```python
class _GroupNormFn(torch.autograd.Function):
    @staticmethod
    def forward(ctx, x, weight, bias, shift, groups: int, eps: float, silu: bool):
        _need_cuda(x, weight, bias, shift)
        lib = abi.load()
        x = x.contiguous(memory_format=torch.channels_last)
        n, c, h, w = x.shape
        if weight.dtype != x.dtype:
            weight, bias = weight.to(x.dtype), bias.to(x.dtype)
        weight, bias = weight.contiguous(), bias.contiguous()
        if shift is not None:
            shift = shift.to(x.dtype).reshape(n, c)
            if shift.stride(1) != 1 or shift.stride(0) % 8 != 0 or shift.stride(0) < c or shift.data_ptr() % 16 != 0:
                shift = shift.contiguous()
        y = torch.empty_like(x)
        stats = torch.empty(n, groups, 2, dtype=torch.float32, device=x.device)
        ws = torch.empty(max(group_norm_ws_bytes(n, h * w, c, groups), 8) // 4, dtype=torch.float32, device=x.device)
        nbytes = 3 * x.numel() * x.element_size()
        with torch.cuda.device(x.device), _span("group_norm_fwd", (n, h * w, c, groups, int(silu)), nbytes, x.device):
            abi.check(lib.ga_group_norm_fwd(_ptr(x), _ptr(shift), shift.stride(0) if shift is not None else 0,
                                            _ptr(weight), _ptr(bias), _ptr(y), _ptr(stats),
                                            _ptr(ws), n, h * w, c, groups, float(eps), int(silu), _DTYPES[x.dtype],
                                            _stream(x)), "ga_group_norm_fwd")
        _count("group_norm_fwd", 2)
        ctx.save_for_backward(x, weight, bias, stats, shift)
        ctx.meta = (groups, bool(silu))
        return y

    @staticmethod
    def backward(ctx, d_y):
        x, weight, bias, stats, shift = ctx.saved_tensors
        groups, silu = ctx.meta
        lib = abi.load()
        n, c, h, w = x.shape
        d_y = d_y.contiguous(memory_format=torch.channels_last)
        d_x = torch.empty_like(x)
        ws = torch.empty(max(group_norm_ws_bytes(n, h * w, c, groups), 8) // 4, dtype=torch.float32, device=x.device)
        nbytes = 5 * x.numel() * x.element_size()
        with torch.cuda.device(x.device), _span("group_norm_bwd", (n, h * w, c, groups, int(silu)), nbytes, x.device):
            abi.check(lib.ga_group_norm_bwd(_ptr(x), _ptr(shift), shift.stride(0) if shift is not None else 0,
                                            _ptr(d_y), _ptr(weight), _ptr(bias), _ptr(stats),
                                            _ptr(d_x), _ptr(ws), n, h * w, c, groups, int(silu), _DTYPES[x.dtype],
                                            _stream(x)), "ga_group_norm_bwd")
        _count("group_norm_bwd", 2)
        return d_x, None, None, None, None, None, None


def group_norm(x, weight, bias, groups: int, eps: float = 1e-5, silu: bool = False, shift=None):
    if shift is not None and shift.requires_grad:
        raise ValueError("group_norm: `shift` must not require a gradient (only x is differentiated)")
    return _GroupNormFn.apply(x, weight, bias, shift, int(groups), float(eps), bool(silu))


class _AddBiasResidualFn(torch.autograd.Function):
    @staticmethod
    def forward(ctx, a, bias, b):
        _need_cuda(a, bias, b)
        lib = abi.load()
        a = a.contiguous(memory_format=torch.channels_last)
        n, c, h, w = a.shape
        if b is not None:
            b = b.contiguous(memory_format=torch.channels_last)
        bias = bias.to(a.dtype).contiguous()
        out = torch.empty_like(a)
        nbytes = (3 if b is not None else 2) * a.numel() * a.element_size()
        with torch.cuda.device(a.device), _span("add_bias_residual", (n, h * w, c, int(b is not None)), nbytes, a.device):
            abi.check(lib.ga_add_bias_residual(_ptr(a), _ptr(b), _ptr(bias), _ptr(out), n * h * w, c, _DTYPES[a.dtype],
                                               _stream(a)), "ga_add_bias_residual")
        _count("add_bias_residual")
        ctx.has_b = b is not None
        return out

    @staticmethod
    def backward(ctx, g):
        return g, None, (g if ctx.has_b else None)


def add_bias_residual(a, bias, b=None):
    if bias.requires_grad:
        raise ValueError("add_bias_residual: `bias` must not require a gradient")
    return _AddBiasResidualFn.apply(a, bias, b)


class _GegluFn(torch.autograd.Function):
    @staticmethod
    def forward(ctx, proj):
        _need_cuda(proj)
        lib = abi.load()
        proj = proj.contiguous()
        inner = proj.shape[-1] // 2
        rows = proj.numel() // (2 * inner)
        out = torch.empty(proj.shape[:-1] + (inner,), dtype=proj.dtype, device=proj.device)
        with torch.cuda.device(proj.device), _span("geglu_fwd", (rows, inner), 3 * rows * inner * proj.element_size(),
                                                   proj.device):
            abi.check(lib.ga_geglu_fwd(_ptr(proj), _ptr(out), rows, inner, _DTYPES[proj.dtype], _stream(proj)),
                      "ga_geglu_fwd")
        _count("geglu_fwd")
# ... 269 lines not shown
```

include/guided_attn.h:

```cpp
#ifndef GUIDED_ATTN_H_
#define GUIDED_ATTN_H_

#include <stdint.h>

#ifdef __cplusplus
extern "C" {
#endif

#define GA_ABI_VERSION 7

typedef void* ga_stream_t;

enum ga_status { GA_OK = 0, GA_ERR_BAD_ARG = -1, GA_ERR_UNSUPPORTED = -2, GA_ERR_ALIGNMENT = -3, GA_ERR_CUDA = -4 };
enum ga_dtype { GA_F32 = 0, GA_F16 = 1, GA_BF16 = 2 };
enum ga_impl { GA_IMPL_AUTO = 0, GA_IMPL_SIMT = 1, GA_IMPL_TCGEN05 = 2, GA_IMPL_TCGEN05_SINGLE = 3,
               GA_IMPL_TCGEN05_PIPE = 4 };
enum ga_token_kind { GA_TOKEN_COOR = 0, GA_TOKEN_BOX = 1, GA_TOKEN_KEYWORD = 2 };

#define GA_MAX_ACC_SLICES 32
#define GA_MAX_TOKENS 24
#define GA_MAX_BOXES 32
#define GA_MAX_CTX 128

enum ga_stat {
// ... 97 lines not shown
                         const ga_tail_params_t* params_host, const ga_token_t* tokens_host, const uint8_t* masks,
                         const float* weights, float* attn_text, float* smoothed, float* stats, int32_t* argmax,
                         float* total, uint32_t* ticket, ga_stream_t stream);

int ga_guidance_tail_bwd(const ga_tail_params_t* params_host, const ga_token_t* tokens_host, const uint8_t* masks,
                         const float* weights, const float* attn_text, const float* smoothed, const float* stats,
                         const int32_t* argmax, const float* g_total, const float* g_stats, const float* g_attn_text,
                         float* d_abar, int d_abar_row_stride, ga_stream_t stream);

#define GA_STEP_CTL_BYTES 256
typedef struct ga_step_programs {
  void *eval, *update, *cfg, *advance, *renoise;
  void* refine_update;
} ga_step_programs_t;

typedef struct ga_step_params {
  double thr_call;
  double thr_cfg;
  double thr_last;
  int32_t has_thr_call, has_thr_cfg, has_thr_last;
  int32_t check;
  int32_t update_cond;
  int32_t recurse_ok;
  int32_t renoise_ok;
  int32_t recurse_steps;
  int32_t max_refine;
  int64_t timestep;
  float step_size;
  float ddim[4];
  float renoise[2];
} ga_step_params_t;

int ga_step_driver_create(void** driver_out, const ga_step_programs_t* programs, void* ctl_dev,
                          const float* stats_eval, const float* stats_update, const float* custom_eval,
                          const float* custom_update, const float* stats_refine, const float* custom_refine,
                          float* refine_first_dev, const ga_token_t* tokens_host, int n_tokens, int n_groups,
                          int avg_within, int64_t* t_dev, float* step_dev, float* ddim_dev, float* renoise_dev);
int ga_step_driver_run(void* driver, const ga_step_params_t* params_host, ga_stream_t stream);
int ga_step_driver_set_params(void* driver, const ga_step_params_t* params_host, ga_stream_t stream);
int ga_step_driver_destroy(void* driver);
enum ga_step_counter { GA_STEP_N_EVAL = 0, GA_STEP_N_UPDATE = 1, GA_STEP_N_CFG = 2, GA_STEP_N_REFINE = 3,
                       GA_STEP_N_ROUNDS = 4, GA_STEP_N_RENOISE = 5 };
#define GA_STEP_COUNTER_BASE 19

int ga_smooth_fwd(const float* maps, float* out, int n_maps, int res, const float* w1d_host, ga_stream_t stream);
int ga_smooth_bwd(const float* g_out, float* g_maps, int n_maps, int res, const float* w1d_host, ga_stream_t stream);

int ga_box_loss_fwd(const float* p, const uint8_t* mask, const float* weights, int res, int strict, float* out2,
                    ga_stream_t stream);
int ga_box_loss_bwd(const float* p, const uint8_t* mask, const float* weights, int res, int strict,
                    const float* g_out2, float* g_p, ga_stream_t stream);

int64_t ga_group_norm_ws_bytes(int n, int hw, int channels, int groups);
int ga_group_norm_fwd(const void* x, const void* shift, int64_t shift_stride, const void* gamma, const void* beta,
                      void* y, float* stats, float* ws, int n, int hw, int channels, int groups, float eps, int silu,
                      int dtype, ga_stream_t stream);
int ga_group_norm_bwd(const void* x, const void* shift, int64_t shift_stride, const void* d_y, const void* gamma,
                      const void* beta, const float* stats, void* d_x, float* ws, int n, int hw, int channels, int groups,
                      int silu, int dtype, ga_stream_t stream);
int ga_add_bias_residual(const void* a, const void* b, const void* bias, void* out, int64_t n_pixels, int channels,
                         int dtype, ga_stream_t stream);

int ga_geglu_fwd(const void* proj, void* out, int64_t rows, int inner, int dtype, ga_stream_t stream);
int ga_geglu_bwd(const void* proj, const void* d_out, void* d_proj, int64_t rows, int inner, int dtype,
                 ga_stream_t stream);

int ga_layer_norm_fwd(const void* x, const void* gamma, const void* beta, void* y, float* mean, float* rstd,
                      int64_t rows, int channels, float eps, int dtype, ga_stream_t stream);

#ifdef __cplusplus
}
#endif
#endif
```

Baseline: 0.7726.

## Fuse group norm into single cluster kernel with DSMEM stats exchange for low-res layers

Adds single-launch fused forward and backward group-norm kernels for wide-channel, small-spatial layers (c>=1920, 64<hw<=256). Inputs are staged in shared memory, and per-group partial statistics are combined across CTAs of a thread-block cluster through distributed shared memory instead of a global workspace and a second launch. This removes one kernel launch and the re-read of x (and dy in backward) from global memory. The cost is large dynamic shared-memory use, which can limit occupancy, plus cluster barriers. group_partials also gains a configurable subgroup width.

```diff
diff --git a/guided_attention_b200/_cabi.py b/guided_attention_b200/_cabi.py
--- a/guided_attention_b200/_cabi.py
+++ b/guided_attention_b200/_cabi.py
@@ -86,6 +86,7 @@
     "ga_box_loss_fwd": (_i, [_vp, _vp, _vp, _i, _i, _vp, _vp]),
     "ga_box_loss_bwd": (_i, [_vp, _vp, _vp, _i, _i, _vp, _vp, _vp]),
     "ga_group_norm_ws_bytes": (_i64, [_i, _i, _i, _i]),
+    "ga_group_norm_launches": (_i, [_i, _i, _i, _i]),
     "ga_group_norm_fwd": (_i, [_vp, _vp, _i64, _vp, _vp, _vp, _vp, _vp, _i, _i, _i, _i, _f, _i, _i, _vp]),
     "ga_group_norm_bwd": (_i, [_vp, _vp, _i64, _vp, _vp, _vp, _vp, _vp, _vp, _i, _i, _i, _i, _i, _i, _vp]),
     "ga_add_bias_residual": (_i, [_vp, _vp, _vp, _vp, _i64, _i, _i, _vp]),
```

# Task:
Above are the records; copy every line in them that holds the word "numel".

# Response:
        nbytes = 3 * x.numel() * x.element_size()
        nbytes = 5 * x.numel() * x.element_size()
        nbytes = (3 if b is not None else 2) * a.numel() * a.element_size()
        rows = proj.numel() // (2 * inner)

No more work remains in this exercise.